● Your objective
Your output should be the lines of the entries below, exactly, from the first one through the line that holds "if (cpad % 64".

+++ Supplied information

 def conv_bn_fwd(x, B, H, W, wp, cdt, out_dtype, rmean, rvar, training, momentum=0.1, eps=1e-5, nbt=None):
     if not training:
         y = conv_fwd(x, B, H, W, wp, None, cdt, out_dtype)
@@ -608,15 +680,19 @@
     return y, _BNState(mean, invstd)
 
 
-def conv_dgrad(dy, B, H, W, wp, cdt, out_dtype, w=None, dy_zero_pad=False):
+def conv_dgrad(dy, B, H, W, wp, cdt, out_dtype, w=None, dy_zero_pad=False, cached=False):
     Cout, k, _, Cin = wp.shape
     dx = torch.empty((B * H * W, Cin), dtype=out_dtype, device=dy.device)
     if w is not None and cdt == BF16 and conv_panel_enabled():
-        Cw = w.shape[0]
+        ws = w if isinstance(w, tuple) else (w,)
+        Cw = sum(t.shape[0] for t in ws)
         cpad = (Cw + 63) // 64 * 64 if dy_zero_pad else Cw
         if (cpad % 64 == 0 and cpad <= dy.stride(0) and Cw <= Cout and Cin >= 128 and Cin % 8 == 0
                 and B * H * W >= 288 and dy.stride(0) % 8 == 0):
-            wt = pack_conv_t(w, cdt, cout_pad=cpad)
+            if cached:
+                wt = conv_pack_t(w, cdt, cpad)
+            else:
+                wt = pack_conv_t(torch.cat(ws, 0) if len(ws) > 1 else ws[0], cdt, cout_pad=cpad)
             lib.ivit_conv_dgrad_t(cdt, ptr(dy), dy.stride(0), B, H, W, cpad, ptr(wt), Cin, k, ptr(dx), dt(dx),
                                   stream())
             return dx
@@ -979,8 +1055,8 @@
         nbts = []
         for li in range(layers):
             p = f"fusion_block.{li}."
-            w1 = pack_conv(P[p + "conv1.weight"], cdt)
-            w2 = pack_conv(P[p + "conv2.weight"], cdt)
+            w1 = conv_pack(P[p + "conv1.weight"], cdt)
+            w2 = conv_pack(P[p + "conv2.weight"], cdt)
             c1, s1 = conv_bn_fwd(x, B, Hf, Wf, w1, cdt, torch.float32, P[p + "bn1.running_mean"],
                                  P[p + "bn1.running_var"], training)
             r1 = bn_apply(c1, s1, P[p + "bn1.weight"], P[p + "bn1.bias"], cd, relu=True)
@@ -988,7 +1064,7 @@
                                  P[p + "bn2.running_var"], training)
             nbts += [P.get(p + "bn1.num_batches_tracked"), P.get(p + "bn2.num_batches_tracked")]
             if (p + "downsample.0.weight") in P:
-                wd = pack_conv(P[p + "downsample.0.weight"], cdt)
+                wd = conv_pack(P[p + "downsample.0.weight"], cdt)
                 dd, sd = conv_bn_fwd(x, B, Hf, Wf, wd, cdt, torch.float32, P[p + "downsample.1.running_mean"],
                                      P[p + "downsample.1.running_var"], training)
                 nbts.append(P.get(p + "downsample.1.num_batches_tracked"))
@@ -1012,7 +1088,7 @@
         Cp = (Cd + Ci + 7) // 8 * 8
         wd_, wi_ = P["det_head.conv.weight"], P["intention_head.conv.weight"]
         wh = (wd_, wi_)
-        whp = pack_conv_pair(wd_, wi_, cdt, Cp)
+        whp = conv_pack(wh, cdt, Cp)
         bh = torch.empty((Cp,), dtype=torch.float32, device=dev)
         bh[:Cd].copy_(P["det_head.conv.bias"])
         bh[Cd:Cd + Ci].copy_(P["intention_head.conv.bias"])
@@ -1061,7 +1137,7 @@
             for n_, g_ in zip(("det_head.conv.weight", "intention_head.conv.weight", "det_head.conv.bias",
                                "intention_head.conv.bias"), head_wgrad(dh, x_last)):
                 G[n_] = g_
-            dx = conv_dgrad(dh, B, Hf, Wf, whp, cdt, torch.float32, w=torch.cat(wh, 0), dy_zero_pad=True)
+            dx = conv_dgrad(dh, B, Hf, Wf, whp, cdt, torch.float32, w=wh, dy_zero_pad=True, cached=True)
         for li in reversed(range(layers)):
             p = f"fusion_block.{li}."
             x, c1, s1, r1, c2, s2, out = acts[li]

++++++

● Written response
 def conv_bn_fwd(x, B, H, W, wp, cdt, out_dtype, rmean, rvar, training, momentum=0.1, eps=1e-5, nbt=None):
     if not training:
         y = conv_fwd(x, B, H, W, wp, None, cdt, out_dtype)
@@ -608,15 +680,19 @@
     return y, _BNState(mean, invstd)
 
 
-def conv_dgrad(dy, B, H, W, wp, cdt, out_dtype, w=None, dy_zero_pad=False):
+def conv_dgrad(dy, B, H, W, wp, cdt, out_dtype, w=None, dy_zero_pad=False, cached=False):
     Cout, k, _, Cin = wp.shape
     dx = torch.empty((B * H * W, Cin), dtype=out_dtype, device=dy.device)
     if w is not None and cdt == BF16 and conv_panel_enabled():
-        Cw = w.shape[0]
+        ws = w if isinstance(w, tuple) else (w,)
+        Cw = sum(t.shape[0] for t in ws)
         cpad = (Cw + 63) // 64 * 64 if dy_zero_pad else Cw
         if (cpad % 64 == 0 and cpad <= dy.stride(0) and Cw <= Cout and Cin >= 128 and Cin % 8 == 0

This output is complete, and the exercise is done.